Sekali lagi, temuan studi itu meresahkan: bahkan orang baik pun dapat melakukan hal-hal buruk bila diberi kekuasaan yang tidak terbatas.

Eksperimen yang mengerikan

Kasus ketika nama berbicara sendiri. Di penghujung tahun 1930-an, peneliti patologi wicara di Universitas Iowa Wendell Johnson menyimpulkan bahwa kemungkinan besar dia mulai gagap karena suatu hari gurunya mengatakan kepadanya bahwa dia gagap. Nubuatan atau Dampak Penilaian Nilai? Dengan asumsi yang terakhir yang disalahkan, Johnson memutuskan untuk mengujinya dengan bantuan mahasiswa pascasarjana Mary Taylor, yang memimpin penelitian.

Image
Image

Untuk percobaan, 22 anak dari panti asuhan dipilih, yang cocok karena kurangnya figur otoritas dalam hidup. Anak-anak dibagi menjadi dua kelompok: yang pertama terus-menerus diberi tahu bahwa kemampuan berbicara mereka sangat baik dan kemampuan membaca mereka luar biasa, yang kedua - bahwa mereka memiliki masalah yang jelas dengan ucapan dan gagap yang hampir tidak dapat dihindari.
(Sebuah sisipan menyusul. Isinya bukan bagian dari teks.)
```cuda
extern "C" int b2a_spectral_tc_enable(int on) {
  if (on == 0) return 0;
  return b2a::fail(B2A_E_UNSUPPORTED,
                   "spectral_tc_enable: the tensor-core spectral kernel was removed; the FP32 kernel runs every launch");
}

#ifdef B2A_K1_PROBE
extern "C" int b2a_k1_probe_set(void* buf) {
  B2A_CUDA_OK(cudaMemcpyToSymbol(b2a::spectral::g_k1_probe, &buf, sizeof(buf)));
  return B2A_OK;
}
extern "C" int b2a_k1_probe_tiles() { return K1_PROBE_TILES; }
extern "C" void b2a_k1_probe_last(int* out) {
  for (int i = 0; i < 3; ++i) out[i] = b2a::spectral::g_k1_last[i];
}
#endif
```

Measured before the change: 100,400.

## Parallelize spectral mel-table prologue, warp-shuffle block_sum, cache LUFS host tables

The spectral kernel prologue now builds its packed mel segment table with a warp-wide prefix scan instead of a single serial thread. It fills the packed filterbank with all threads writing float4s through a per-slot mel index map, rather than one warp per mel row. The LUFS block_sum finishes with warp shuffles instead of a log-step shared-memory loop, which drops several barriers. The host-side IIR tables are cached in thread_local storage keyed on the coefficients, so they are not rebuilt every call. A probe that records per-warp entry timestamps is also added under an ifdef.

```diff
diff --git a/audiotools_b200/csrc/lufs.cu b/audiotools_b200/csrc/lufs.cu
--- a/audiotools_b200/csrc/lufs.cu
+++ b/audiotools_b200/csrc/lufs.cu
@@ -442,13 +442,20 @@
 
 template <class T>
 __device__ T block_sum(T v, T* scratch) {
+  static_assert(GT == 128, "two shared-memory levels, then one warp");
+  const int tid = threadIdx.x;
   __syncthreads();
-  scratch[threadIdx.x] = v;
+  scratch[tid] = v;
   __syncthreads();
-  for (int s = GT / 2; s > 0; s >>= 1) {
-    if ((int)threadIdx.x < s) scratch[threadIdx.x] += scratch[threadIdx.x + s];
-    __syncthreads();
-  }
+  if (tid < 64) scratch[tid] += scratch[tid + 64];
+  __syncthreads();
+  if (tid < 32) {
+    T a = scratch[tid] + scratch[tid + 32];
+#pragma unroll
+    for (int s = 16; s > 0; s >>= 1) a += __shfl_down_sync(0xffffffffu, a, s);
+    if (tid == 0) scratch[0] = a;
+  }
+  __syncthreads();
   return scratch[0];
 }
 
@@ -786,8 +793,14 @@
   if (run_len < 4 * n_warm) run_len = 4 * n_warm;
   if (run_len > g.nseg) run_len = g.nseg;
   const int n_runs = (g.nseg + run_len - 1) / run_len;
-  Tables<NS> tb;
-  build_tables<NS>(cf, &tb);
+  thread_local Coef<NS> tb_cf;
+  thread_local Tables<NS> tb;
+  thread_local bool tb_built = false;
+  if (!tb_built || memcmp(&tb_cf, &cf, sizeof(cf)) != 0) {
+    build_tables<NS>(cf, &tb);
+    tb_cf = cf;
+    tb_built = true;
+  }
   const int64_t runs_all = rows * n_runs;
   const int64_t want = (runs_all + WPB - 1) / WPB;
   const unsigned grid = (unsigned)(want < resident ? want : resident);
diff --git a/audiotools_b200/csrc/spectral.cu b/audiotools_b200/csrc/spectral.cu
--- a/audiotools_b200/csrc/spectral.cu
+++ b/audiotools_b200/csrc/spectral.cu
@@ -313,6 +313,7 @@
 
 #ifdef B2A_K1_PROBE
 __device__ unsigned long long* g_k1_probe;
+__device__ unsigned long long* g_k1_entry;
 #define K1_PROBE_TILES 64
 #define K1_STAMP(k)                                                                                   \
   do {                                                                                                \
@@ -344,6 +345,9 @@
   const int fw = lane / LPF;
   const int total_tiles = p.rows * p.n_tiles;
 
+#ifdef B2A_K1_PROBE
+  if (g_k1_entry && lane == 0) g_k1_entry[(size_t)blockIdx.x * 8 + warp] = clock64();
+#endif
   int t = blockIdx.x;
   __shared__ __align__(8) unsigned long long s_bar;
   if (tid == 0) mbar_init(&s_bar, 1);
@@ -357,39 +361,82 @@
                               &s_bar);
   }
   for (int i = tid; i < n_fft; i += 256) win[i] = 0.5f * __ldg(p.window + i);
-  for (int i = tid; i < G * p.xb_stride; i += 256) xbs[i] = 0.f;
-  warp_fft_tables<LOG2N, PL::NUT>(tw, ut);
   const bool packed = p.mel_out && p.mel_packed_len > 0;
-  __shared__ int s_clamp;
-  if (packed) {
+  if (packed)
     for (int m = tid; m < p.n_mels; m += 256) {
       const int lo4 = __ldg(p.mel_lo + m) & ~3;
       int n4 = (((__ldg(p.mel_hi + m) + 3) & ~3) - lo4) >> 2;
       mseg[m] = make_int4(0, lo4, n4 < 0 ? 0 : n4, 0);
     }
+  for (int i = tid; i < G * p.xb_stride; i += 256) xbs[i] = 0.f;
+  warp_fft_tables<LOG2N, PL::NUT>(tw, ut);
+  __shared__ int s_clamp, s_slots;
+  if (packed) {
     __syncthreads();
-    if (tid == 0) {
+    if (warp == 0) {
+      const int Q = (p.n_mels + 3) >> 2;
       int run = 0, reach = 0;
-      for (int w = 0; w < 8; ++w)
-        for (int i = 0; 4 * (w + 8 * i) < p.n_mels; ++i) {
-          int mx = 0;
-          for (int j = 0; j < 4; ++j) { const int m = 4 * (w + 8 * i) + j; if (m < p.n_mels) mx = max(mx, mseg[m].z); }
-          mx = (mx + 1) & ~1;
+      for (int k0 = 0; k0 < Q; k0 += 32) {
+        const int k = k0 + lane;
+        int q = -1;
+        for (int w = 0, s = 0; w < 8 && w < Q; ++w) {
+          const int c = (Q - w + 7) >> 3;
+          if (k >= s && k < s + c) q = w + 8 * (k - s);
+          s += c;
+        }
+        int mx = 0, nv = 0;
+        if (q >= 0)
+          for (int j = 0; j < 4; ++j) { const int m = 4 * q + j; if (m < p.n_mels) { mx = max(mx, mseg[m].z); ++nv; } }
+        mx = (mx + 1) & ~1;
+        int incl = nv * mx;
+        for (int o = 1; o < 32; o <<= 1) {
+          const int v = __shfl_up_sync(0xffffffffu, incl, o);
+          if (lane >= o) incl += v;
+        }
+        int off = run + incl - nv * mx;
+        if (q >= 0)
           for (int j = 0; j < 4; ++j) {
-            const int m = 4 * (w + 8 * i) + j;
-            if (m < p.n_mels) { mseg[m].x = run; mseg[m].w = mx; run += mx; reach = max(reach, mseg[m].y + 4 * mx); }
+            const int m = 4 * q + j;
+            if (m < p.n_mels) { mseg[m].x = off; mseg[m].w = mx; off += mx; reach = max(reach, mseg[m].y + 4 * mx); }
           }
-        }
-      s_clamp = reach > PL::XB;
+        run += __shfl_sync(0xffffffffu, incl, 31);
+      }
+      for (int o = 16; o > 0; o >>= 1) reach = max(reach, __shfl_xor_sync(0xffffffffu, reach, o));
+      if (lane == 0) {
+        s_clamp = reach > PL::XB;
+        s_slots = run;
+      }
     }
     __syncthreads();
-    for (int m = warp; m < p.n_mels; m += 8) {
+    int* slot_m = reinterpret_cast<int*>(mpk);
+    for (int m = tid; m < p.n_mels; m += 256) {
       const int4 sg = mseg[m];
-      const float* wrow = p.mel_fb + (size_t)m * F;
-      for (int i = lane; i < 4 * sg.w; i += 32) {
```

Akibatnya, harga diri anak-anak dari kelompok kedua turun secara nyata, di samping itu, mereka mengembangkan kurangnya kepercayaan diri dalam berbicara dan bahkan tanda-tanda gagap. Terlepas dari kenyataan bahwa pada akhir percobaan, kegagapan menghilang, sebagian besar anak yatim piatu tetap menyendiri dan tidak komunikatif.

Tentu saja, setiap kasus berbeda, tetapi Wendell Johnson benar-benar salah. Umpan balik semacam ini dapat memperburuk gagap yang sudah dimulai, kata para ahli, tetapi tidak dapat "memicu" -nya. Menurut NHS, akar dari korelasi ini dapat ditemukan pada masalah neurologis dan perkembangan pada anak.